|Cain and Mabel|
sheet music for
"I'll Sing You a Thousand Love Songs"
|Directed by||Lloyd Bacon|
|Produced by||Hal B. Wallis|
Jack L. Warner
|Written by||H.C. Witwer (story)|
|Screenplay by||Laird Doyle|
Harry Warren (music)
Al Dubin (lyrics)
|Edited by||William Holmes|
Cain and Mabel is a 1936 romantic comedy film designed as a vehicle for Marion Davies in which she co-stars with Clark Gable. The story had been filmed before, in 1924, by William Randolph Hearst's production company, Cosmopolitan, as a silent called The Great White Way, starring Anita Stewart and Oscar Shaw. In this version, Robert Paige introduced the song "I'll Sing You a Thousand Love Songs", with music by Harry Warren and words by Al Dubin, who also wrote "Coney Island", "Here Comes Chiquita", and other songs.
Waitress-turned-Broadway star Mabel O'Dare (Marion Davies) and garage-mechanic-turned-prize fighter Larry Cain (Clark Gable) dislike each other intensely, but press agent Aloysius K. Reilly (Roscoe Karns) cooks up a phony romance between them for publicity. Inevitably, the two fall in love for real, and plan on getting married, with Mabel quitting show business to be a housewife and Cain quitting the fight racket to run garages in New Jersey.
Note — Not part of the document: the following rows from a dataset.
__global__ void __launch_bounds__(256) k_os_hist(const uint64_t* __restrict__ keys, int64_t n, int begin_bit,
                                                  int npass, uint32_t last_mask, uint32_t* __restrict__ ghist) {
    __shared__ uint32_t sh[kOsMaxPass * 256];
    for (int t = threadIdx.x; t < npass * 256; t += 256) sh[t] = 0;
    __syncthreads();
    const int64_t stride = (int64_t)gridDim.x * 256;
    for (int64_t i = (int64_t)blockIdx.x * 256 + threadIdx.x; i < n; i += stride) {
        const uint64_t k = keys[i] >> begin_bit;
        for (int p = 0; p < npass; ++p)
            atomicAdd(&sh[p * 256 + ((uint32_t)(k >> (8 * p)) & (p == npass - 1 ? last_mask : 255u))], 1u);
    }
    __syncthreads();
    for (int t = threadIdx.x; t < npass * 256; t += 256)
        if (sh[t]) atomicAdd(&ghist[t], sh[t]);
}

__global__ void __launch_bounds__(256) k_os_scan(uint32_t* __restrict__ ghist) {
    uint32_t* h = ghist + blockIdx.x * 256;
    const int lane = threadIdx.x & 31, w = threadIdx.x >> 5;
    const uint32_t v = h[threadIdx.x];
    uint32_t x = v;
#pragma unroll
    for (int o = 1; o < 32; o <<= 1) {
        uint32_t y = __shfl_up_sync(GSX_FULL, x, o);
        if (lane >= o) x += y;
    }
    __shared__ uint32_t wt[8];
    if (lane == 31) wt[w] = x;
    __syncthreads();
    uint32_t woff = 0;
#pragma unroll
    for (int i = 0; i < 8; ++i)
        if (i < w) woff += wt[i];
    h[threadIdx.x] = woff + x - v;
}

template <bool PAIRS>
constexpr size_t os_pass_smem() {
    return (size_t)kRsTile * (PAIRS ? 12 : 8) + (size_t)8 * 256 * 4 + 2 * 256 * 4;
}

template <bool PAIRS>
__global__ void __launch_bounds__(kRsThreads, PAIRS ? 3 : 4)
    k_os_pass(const uint64_t* __restrict__ keys_in, const int32_t* __restrict__ vals_in, uint64_t* __restrict__ keys_out,
              int32_t* __restrict__ vals_out, int64_t n, int shift, uint32_t dmask, const uint32_t* __restrict__ gbase_pass,
              uint32_t* lookback, unsigned int* tile_counter) {
    extern __shared__ __align__(16) unsigned char rs_smem[];
    uint64_t* skeys = reinterpret_cast<uint64_t*>(rs_smem);
    int32_t* svals = reinterpret_cast<int32_t*>(rs_smem + (size_t)kRsTile * 8);
    constexpr size_t kPairBytes = (size_t)kRsTile * (PAIRS ? 12 : 8);
    uint32_t(*wcnt)[256] = reinterpret_cast<uint32_t(*)[256]>(rs_smem + kPairBytes);
    uint32_t* dstart = reinterpret_cast<uint32_t*>(rs_smem + kPairBytes + 8 * 256 * 4);
    uint32_t* gbase = dstart + 256;
    __shared__ unsigned int s_tile;
    const int lane = threadIdx.x & 31, w = threadIdx.x >> 5;
    if (threadIdx.x == 0) s_tile = atomicAdd(tile_counter, 1u);
    for (int t = threadIdx.x; t < 8 * 256; t += kRsThreads) (&wcnt[0][0])[t] = 0;
    __syncthreads();
    const unsigned int tile = s_tile;
    const int64_t tbase = (int64_t)tile * kRsTile;
    const int64_t wbase = tbase + (int64_t)w * kRsWarpKeys;
    uint64_t key[kRsPerThread];
    uint32_t rank2[kRsPerThread / 2];
#pragma unroll
    for (int e = 0; e < kRsPerThread; ++e) {
        const int64_t i = wbase + e * 32 + lane;
        key[e] = i < n ? keys_in[i] : 0ull;
// ... 30 lines not shown
        for (int64_t t = (int64_t)tile - 1; t >= 0; --t) {
            uint32_t v, spins = 0;
            while (((v = lb[(size_t)t * 256 + d]) & (kOsAgg | kOsInc)) == 0u)
                if (++spins > kOsSpinLimit) __trap();
            excl += v & kOsVal;
            if (v & kOsInc) break;
        }
        if (tile != 0) lb[(size_t)tile * 256 + d] = (excl + dcount) | kOsInc;
        gbase[d] = gbase_pass[d] + excl;
    }
    {
        uint32_t x = dcount;
#pragma unroll
        for (int o = 1; o < 32; o <<= 1) {
            uint32_t y = __shfl_up_sync(GSX_FULL, x, o);
            if (lane >= o) x += y;
        }
        __shared__ uint32_t wtot[8];
        if (lane == 31) wtot[w] = x;
        __syncthreads();
        uint32_t woff = 0;
#pragma unroll
        for (int i = 0; i < 8; ++i)
            if (i < w) woff += wtot[i];
        dstart[threadIdx.x] = woff + x - dcount;
    }
    __syncthreads();
#pragma unroll
    for (int e = 0; e < kRsPerThread; ++e) {
        const int64_t i = wbase + e * 32 + lane;
        if (i < n) {
            const uint32_t d = (uint32_t)(key[e] >> shift) & dmask;
            const uint32_t lp = dstart[d] + wcnt[w][d] + ((rank2[e >> 1] >> (16 * (e & 1))) & 0xffffu);
            skeys[lp] = key[e];
            if (PAIRS) svals[lp] = vals_in[i];
        }
    }
    __syncthreads();
    const int cnt = (int)(n - tbase < kRsTile ? n - tbase : kRsTile);
    for (int j = threadIdx.x; j < cnt; j += kRsThreads) {
        const uint64_t k = skeys[j];
        const uint32_t d = (uint32_t)(k >> shift) & dmask;
        const uint32_t pos = gbase[d] + ((uint32_t)j - dstart[d]);
        keys_out[pos] = k;
        if (PAIRS) vals_out[pos] = svals[j];
    }
}

static size_t os_ws_elems(int64_t n) {
    const int64_t ntiles = (n + kRsTile - 1) / kRsTile;
    return (size_t)kOsMaxPass * 256 + 64 + (size_t)kOsMaxPass * 256 * ntiles;
}

template <bool PAIRS>
static int onesweep_sort(uint64_t* keys0, uint64_t* keys1, int32_t* vals0, int32_t* vals1, int64_t n, int begin_bit,
                         int end_bit, uint32_t* ws, uint64_t** keys_sorted, int32_t** vals_sorted, cudaStream_t st) {
    const int64_t ntiles = (n + kRsTile - 1) / kRsTile;
    const int npass = (end_bit - begin_bit + 7) / 8;
    uint32_t* ghist = ws;
    unsigned int* counters = ws + kOsMaxPass * 256;
    uint32_t* lookback = ws + kOsMaxPass * 256 + 64;
    GSX_CUDA_CHECK(cudaMemsetAsync(ws, 0, ((size_t)kOsMaxPass * 256 + 64 + (size_t)npass * 256 * ntiles) * sizeof(uint32_t), st));
    static int hist_blocks = 0;
    if (!hist_blocks) {
        int dev = 0, sms = 132;
        cudaGetDevice(&dev);
        cudaDeviceGetAttribute(&sms, cudaDevAttrMultiProcessorCount, dev);
        hist_blocks = sms * 8;
    }
    int64_t hb = (n + 255) / 256;
    if (hb > hist_blocks) hb = hist_blocks;
    const uint32_t last_mask = digit_mask(begin_bit + 8 * (npass - 1), end_bit);
    k_os_hist<<<(unsigned)hb, 256, 0, st>>>(keys0, n, begin_bit, npass, last_mask, ghist);
    GSX_KERNEL_CHECK();
    k_os_scan<<<npass, 256, 0, st>>>(ghist);
    GSX_KERNEL_CHECK();
    GSX_CUDA_CHECK(cudaFuncSetAttribute(k_os_pass<PAIRS>, cudaFuncAttributeMaxDynamicSharedMemorySize, (int)os_pass_smem<PAIRS>()));
    uint64_t *kin = keys0, *kout = keys1;
    int32_t *vin = vals0, *vout = vals1;
    for (int p = 0; p < npass; ++p) {
        k_os_pass<PAIRS><<<(unsigned)ntiles, kRsThreads, os_pass_smem<PAIRS>(), st>>>(
            kin, vin, kout, vout, n, begin_bit + 8 * p, p == npass - 1 ? last_mask : 255u, ghist + p * 256,
            lookback + (size_t)p * 256 * ntiles, counters + p);
        GSX_KERNEL_CHECK();
        uint64_t* tk = kin;
        kin = kout;
        kout = tk;
        int32_t* tv = vin;
        vin = vout;
        vout = tv;
    }
    *keys_sorted = kin;
    if (vals_sorted) *vals_sorted = vin;
    return GSX_OK;
}

size_t radix_ws_bytes(int64_t n) {
    if (n < 1) n = 1;
    int64_t ntiles = (n + kRsTile - 1) / kRsTile;
    size_t hist = (size_t)256 * ntiles;
    size_t three_kernel = hist + scan_ws_elems((int64_t)hist) + 256;
    size_t onesweep = os_ws_elems(n);
    return (three_kernel > onesweep ? three_kernel : onesweep) * sizeof(uint32_t);
}

int radix_sort_pairs(uint64_t* keys0, uint64_t* keys1, int32_t* vals0, int32_t* vals1, int64_t n, int begin_bit,
                     int end_bit, void* ws, size_t ws_bytes, uint64_t** keys_sorted, int32_t** vals_sorted,
                     cudaStream_t st) {
    GSX_NVTX("gsx::radix_sort_pairs");
    GSX_REQUIRE(n >= 1 && n < 4294967296ll, GSX_ERR_ARG, "radix: n out of range");
    GSX_REQUIRE(ws_bytes >= radix_ws_bytes(n), GSX_ERR_WORKSPACE, "radix: workspace too small");
    GSX_REQUIRE(begin_bit >= 0 && end_bit <= 64 && begin_bit < end_bit, GSX_ERR_ARG, "radix: bad bit range");
    if (n < (1ll << 30))
        return onesweep_sort<true>(keys0, keys1, vals0, vals1, n, begin_bit, end_bit, (uint32_t*)ws, keys_sorted,
                                   vals_sorted, st);
    const int64_t ntiles = (n + kRsTile - 1) / kRsTile;
    uint32_t* hist = (uint32_t*)ws;
    uint32_t* scan_ws = hist + (size_t)256 * ntiles;
    GSX_CUDA_CHECK(cudaFuncSetAttribute(k_rs_scatter, cudaFuncAttributeMaxDynamicSharedMemorySize, (int)kRsScatterSmem));
    uint64_t *kin = keys0, *kout = keys1;
    int32_t *vin = vals0, *vout = vals1;
    for (int shift = begin_bit; shift < end_bit; shift += 8) {
        const uint32_t dmask = digit_mask(shift, end_bit);
        k_rs_hist<<<(unsigned)ntiles, kRsThreads, 0, st>>>(kin, n, shift, dmask, ntiles, hist);
        GSX_KERNEL_CHECK();
        int rc = exclusive_scan_u32(hist, (int64_t)256 * ntiles, scan_ws, st);
        if (rc) return rc;
        k_rs_scatter<<<(unsigned)ntiles, kRsThreads, kRsScatterSmem, st>>>(kin, vin, kout, vout, n, shift, dmask, ntiles,
                                                                          hist);
        GSX_KERNEL_CHECK();
        uint64_t* tk = kin;
        kin = kout;
        kout = tk;
        int32_t* tv = vin;
        vin = vout;
        vout = tv;
    }
    *keys_sorted = kin;
    *vals_sorted = vin;
    return GSX_OK;
}

int radix_sort_keys(uint64_t* keys0, uint64_t* keys1, int64_t n, int begin_bit, int end_bit, void* ws, size_t ws_bytes,
                    uint64_t** keys_sorted, cudaStream_t st) {
    GSX_NVTX("gsx::radix_sort_keys");
    GSX_REQUIRE(n >= 1 && n < (1ll << 30), GSX_ERR_ARG, "radix: n out of range");
    GSX_REQUIRE(ws_bytes >= radix_ws_bytes(n), GSX_ERR_WORKSPACE, "radix: workspace too small");
    GSX_REQUIRE(begin_bit >= 0 && end_bit <= 64 && begin_bit < end_bit, GSX_ERR_ARG, "radix: bad bit range");
    return onesweep_sort<false>(keys0, keys1, nullptr, nullptr, n, begin_bit, end_bit, (uint32_t*)ws, keys_sorted, nullptr,
                                st);
}

}

using namespace gsx;

extern "C" {

int64_t gsx_sort_pairs_workspace_bytes(int64_t n) {
    if (n < 1) n = 1;
    return (int64_t)(align_up((size_t)n * 8, 256) + align_up((size_t)n * 4, 256) + radix_ws_bytes(n) + 1024);
}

When their entourages get wind of their plan, they plant the story in the newspapers, and each thinks the other one betrayed their secret - until Mabel's aunt (Ruth Donnelly) tells Mabel the truth. Mabel abandons her show and rushes to Philadelphia where Cain is fighting. Having been told by his manager that Mabel is going to marry crooner Ronny Caudwell (Robert Paige), an enraged Cain is waging an all-out fight against his opponent, until he hears Mabel's voice and is knocked down. Reilly confesses to Cain that he was the one who leaked the story, and Cain's second, DoDo (Allen Jenkins) accidentally throws a towel into the ring, making Cain the loser by a technical knockout. But since Mabel has bet on the other boxer, the newly reunited couple will have a tidy nest egg to start their new life together.
Shooting on Cain and Mabel was delayed because the part of the leading man, which eventually went to Clark Gable, had not yet been cast. Publisher William Randolph Hearst, Marion Davies' lover, convinced Warner Bros. studio head Jack L. Warner, an old friend, to get Gable from MGM as Davies' co-star. Hearst wielded considerably influence on the production: he also rejected Dick Powell for the part which went to Robert Paige – billed here as "David Carlyle" – apparently because he was jealous, as he perceived that Davies found Powell attractive.
The film was a box-office flop, with critics finding that Gable was miscast as a fighter.